Von der Höhe hinter der Platine sollte es keine Probleme geben, ich hab selber die Watercool Backplate mit nem Heatkiller 3.0 verbaut und keine Probleme im Silverstone Temjin TJ10 ( da sind nur 6mm Abstand zur Platine)


----------



## senior_hombre (9. Oktober 2010)

In der Anleitung steht nichts von einer CPU-Halterungs-Backplate. Es steht aber drin, dass ich unbedingt darauf achten soll, die richtigen Distanzscheiben zwischen Backplate und Mainboard aufzulegen. Es liegen eine 3mm und eine 2mm Dicke bei. Die 3mm Dicke soll ich für 1366 Platinen verwenden (der Kühler ist auch für die anderen geeignet! Hier liegt vieleicht das Problem).
Die dickere der beiden Distanzscheiben ist jedenfalls nicht dick genug um die kombinierte Dicke der Schaumstoffmatte plus der CPU-Halterungsbackplate zu übertreffen. Sie wäre aber dicker als die CPU Backplate oder die Schaumstoffmatte allein (vieleicht noch fast einen mm dicker).

Testweise habe ich mal versucht die Backplate nebst Schaumstoffmatte einfach darüber zu montieren... sieht nicht  gut aus. Zum einen war es ein kraftackt auf der anderes Seite die Sechskant gewinde aufzuschrauben (die Schrauben haben kaum herrausgekuckt) und zum anderen ist da noch ein gutes Stück neben den Distanzscheiben Platz.

Ich weiß nicht ob ich das noch fester anschrauben soll.

edit: ich habe die Schrauben jetzt einfach mal fester angezogen, bis zur Distanzscheibe, sieht ganz ok aus. Nur dieses kleiner Schwarze Bauteil auf der Rückseite bekommt durch die Schaumstoffmatte vieleicht etwas zuviel druck. Nicht das es mir nach der Zeit abgerissen wird. Vieleicht sollte ich an der Schaumstoffmatte an der Stelle eine kleine Aussparung herausschneiden?


----------



## JonnyB1989 (9. Oktober 2010)

Ehm meine Watercool Backplatte ist Komplett mit Distanzringen hinten von der CPU Backplatte entfernt und hat (außer an den Bohrungen) keinen Kontakt zur Hauptplatine. 

Wende dich mal am Bessten an die Startseite - Aqua Computer Forum 
Die können es dir sicher besser erklären wie das gehört.


----------



## senior_hombre (9. Oktober 2010)

Ich habe mich schon an das Forum gewendet, bisher keine befriedigende Antwort.
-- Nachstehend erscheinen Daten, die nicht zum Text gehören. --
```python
class DeviceStore:
    CHAIN_MAX = 4
    CHAIN_K = int(os.environ.get('PCA_BEV_CHAIN', '4'))

    def __init__(self, capacity=1 << 24, max_frames=4096, device=None, intensity_div255=False):
        self.ctx = _lib.Context.get(device)
        self.device = torch.device('cuda', self.ctx.device_index)
        self.intensity_div255 = bool(intensity_div255)
        self.max_frames = int(max_frames)
        self._alloc(int(capacity))
        self.frame_off = torch.zeros(self.max_frames + 1, dtype=torch.int64, device=self.device)
        self._moved = np.eye(4)
        self.cull = CULL
        self.hints_taken = 0
        self._alloc_frame_tables(self.max_frames)
        self.head = 0
        self.tail = 0
        self.ub_tail = 0
        self.lb_head = 0
        self._ub = []
        self._ub_sum = 0
        self._pending = []
        self._k1_cache = None
        self._k1_src = None
        self._ia = None
        self._ws = None
        self._ws_many = None
        self._ws_points, self._ws_px = 0, 0
        self._dedup_ws = None
        self._obs_out = None
        self._k1_noted = None
# ... 65 lines not shown
                if self._box_pin is None or self._box_pin.shape[0] < self.frame_box.shape[0]:
                    self._box_pin = torch.empty(tuple(self.frame_box.shape), dtype=torch.int32, pin_memory=True)
                self._box_pin[:n].copy_(self.frame_box[self.head:self.tail], non_blocking=True)
                ev = torch.cuda.Event()
                ev.record()
                self._box_copy = (ev, self.head, n)
                self._since_box = 0

    def _poll_boxes(self):
        if self._box_copy is None or not self._box_copy[0].query():
            return
        _, first, n = self._box_copy
        self._box_copy = None
        rows = self._box_pin[:n].numpy()
        dec = np.empty((n, 6), dtype=np.float32)
        self.ctx.lib.pca_f32_box_decode(rows.ctypes.data, n, dec.ctypes.data)
        known = dec[:, 0] <= dec[:, 1]
        tgt = self._box[first:first + n]
        tgt[known] = dec[known]

    def view_hint_into(self, args, first_frame, last_frame):
        n = last_frame - first_frame
        if not self.cull or n < 4:
            return 0
        a = self.head + first_frame
        args.hint_slot0 = a
        args.hint_then, args.hint_box = self._then_addr + 96 * a, self._box_addr + 24 * a
        args.hint_cone = self._cone[2] if (self._cone is not None and self._n_nocone == 0) else None
        args.hint_now = self._moved.ctypes.data
        return n

    def view_hint(self, prm, first_frame, last_frame, write_back):
        n = last_frame - first_frame
        if not self.cull or write_back or n < 4:
            return 0
        a = self.head + first_frame
        cone = self._cone[2] if (self._cone is not None and self._n_nocone == 0) else None
        return self._count_hint(self.ctx.lib.pca_bev_view_hint(self.ctx.h, a, n, self._then_addr + 96 * a, self._box_addr + 24 * a, cone,
                                              self._moved.ctypes.data, C.addressof(prm)))

    def _count_hint(self, r):
        self.hints_taken += 1 if r > 0 else 0
        return r

    def c_store(self):
        if self._cstore is None:
            self._cstore = PcaStore(self.x.data_ptr(), self.y.data_ptr(), self.z.data_ptr(), self.intensity.data_ptr(),
                                    self.rgbs.data_ptr(), self.inst.data_ptr(), self.dyn.data_ptr(), self.capacity,
                                    self.frame_box.data_ptr())
        return self._cstore

    @property
    def n_frames(self):
        return self.tail - self.head

    def set_defer_k1(self, on):
        self.ctx.check(self.ctx.lib.pca_k1_defer(self.ctx.h, 1 if on else 0))
        self.ctx.k1_defer = bool(on)
        if not on:
            self._k1_noted = None

    def flush_k1(self):
        if self._k1_noted is not None:
            self.ctx.check(self.ctx.lib.pca_k1_flush(self.ctx.h))
            self._k1_noted = None

    def __del__(self):
# ... 442 lines not shown
```

Baseline: 1439 Mpoints/s.

## Enable view culling during pending write-back by streaming culled frames' pose updates

View-hull culling used to be turned off whenever pending pose transforms had to be written back, so every stored point went through binning. Now culling stays on in that case. Bin blocks handle only the visible frame range, then split the remaining out-of-view points among themselves and apply the owed transforms in a lightweight streaming loop that writes x/y/z back. This adds a per-block tail pass over the culled points, guarded by an env switch, and resets bin_valid on error paths.

```diff
diff --git a/pc-accumulation-lib_amd/csrc/pca_api.hip b/pc-accumulation-lib_amd/csrc/pca_api.hip
--- a/pc-accumulation-lib_amd/csrc/pca_api.hip
+++ b/pc-accumulation-lib_amd/csrc/pca_api.hip
@@ -163,6 +163,7 @@
                       const pca_bev_params *prm)
 {
     if (!ctx) return -1;
+    ctx->bin_valid = false;
     int first = 0, last = 0;
     if (pca_host_view_hull(F, then, box, cone, now, prm, &first, &last)) return -1;
     if (first == 0 && last == F - 1) return 0;
diff --git a/pc-accumulation-lib_amd/csrc/pca_bev.hip b/pc-accumulation-lib_amd/csrc/pca_bev.hip
--- a/pc-accumulation-lib_amd/csrc/pca_bev.hip
+++ b/pc-accumulation-lib_amd/csrc/pca_bev.hip
@@ -58,6 +58,7 @@
     uint32_t *boff;
     int Gk;
     int bin_first, bin_end;
+    int wb_rest;
     int k1_slot, k1_n;
     uint32_t *bh0;
     int split;
@@ -291,6 +292,42 @@
 }
 }
 
+__device__ __forceinline__ void bin_stream_rest(const BevArgs &a, int g)
+{
+    constexpr int U = 2;
+    const int e = a.Gk ? a.k1_slot : a.slot_end;
+    const int64_t p0 = a.frame_off[a.slot_begin];
+    if (a.frame_off[e] - p0 > a.max_points) return;
+    const int64_t n0 = a.frame_off[a.bin_first] - p0;
+    const int64_t p1 = a.frame_off[a.bin_end < e ? a.bin_end : e];
+    const int64_t n1 = p1 < a.frame_off[e] ? a.frame_off[e] - p1 : 0;
+    const int P = a.G - a.Gk;
+    const int64_t n = n0 + n1, share = (n + P - 1) / P;
+    const int64_t lo = (int64_t)(g - a.Gk) * share, hi = lo + share < n ? lo + share : n;
+    PendHi ph;
+#pragma unroll
+    for (int k = 0; k < PCA_BEV_MAX_CHAIN; ++k)
+        ph.v[k] = (k < a.n_pend && a.pend_slot_end[k] > a.slot_begin) ? a.frame_off[a.pend_slot_end[k]] : p0;
+    for (int64_t base = lo + threadIdx.x; base < hi; base += U * AB_THREADS) {
+        double X[U], Y[U], Z[U];
+        int64_t pp[U];
+#pragma unroll
+        for (int u = 0; u < U; ++u) {
+            const int64_t i = base + u * AB_THREADS;
+            const int64_t p = i >= hi ? p0 : (i < n0 ? p0 + i : p1 + (i - n0));
+            pp[u] = i < hi ? p : -1;
+            X[u] = a.st.x[p];
+            Y[u] = a.st.y[p];
+            Z[u] = a.st.z[p];
+        }
+#pragma unroll
+        for (int u = 0; u < U; ++u)
+            if (pp[u] >= 0 && apply_owed(a, ph, pp[u], X[u], Y[u], Z[u])) {
+                a.st.x[pp[u]] = X[u]; a.st.y[pp[u]] = Y[u]; a.st.z[pp[u]] = Z[u];
+            }
+    }
+}
+
 template <bool I64, bool BAND = false>
 __device__ __forceinline__ void bev_tile_bin_body(const BevArgs &a)
 {
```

Ansonnsten hätte meine Backplate auch nur an den Bohrungen Kontakt zur Platine, aber da ist ja noch die Schaumstoffmatte die dazwischen gehört. Damit gibts dann überall Kontakt.


----------



## Sturmi (9. Oktober 2010)

Mach am besten mal ein Bild, wenn du gerade ne Kamera zur Hand hast.


----------



## senior_hombre (9. Oktober 2010)

Ok ich habe mal drei Bilder angehängt.
Zwei zeigen das Board mit aufgeschraubter Backplate inklusive der korrekten Distanzscheiben. Man sieht wie stark es sich biegt und ein bisschen auch wie Dick das ganze dann ist.
Ein anders Zeigt die wieder abgeschraubte Backplate neben der CPU-Plate um die Dicken zu verdeutlichen.

Die Qualität meiner Cam ist nicht besonders und bitte seht es mir nach das ich die Bilder nicht noch komprimiert habe. Wenn dedarf besteht hole ich das noch nach. Sie sind abern ur jeweils knapp 1Mb groß.


----------



## Chrisch (9. Oktober 2010)

Das Teil kann man doch so nirgends einbauen, steht doch viel zu weit vom Board ab. Ausserdem wird das Board ja pervers gebogen, also normal ist das gewiss nicht!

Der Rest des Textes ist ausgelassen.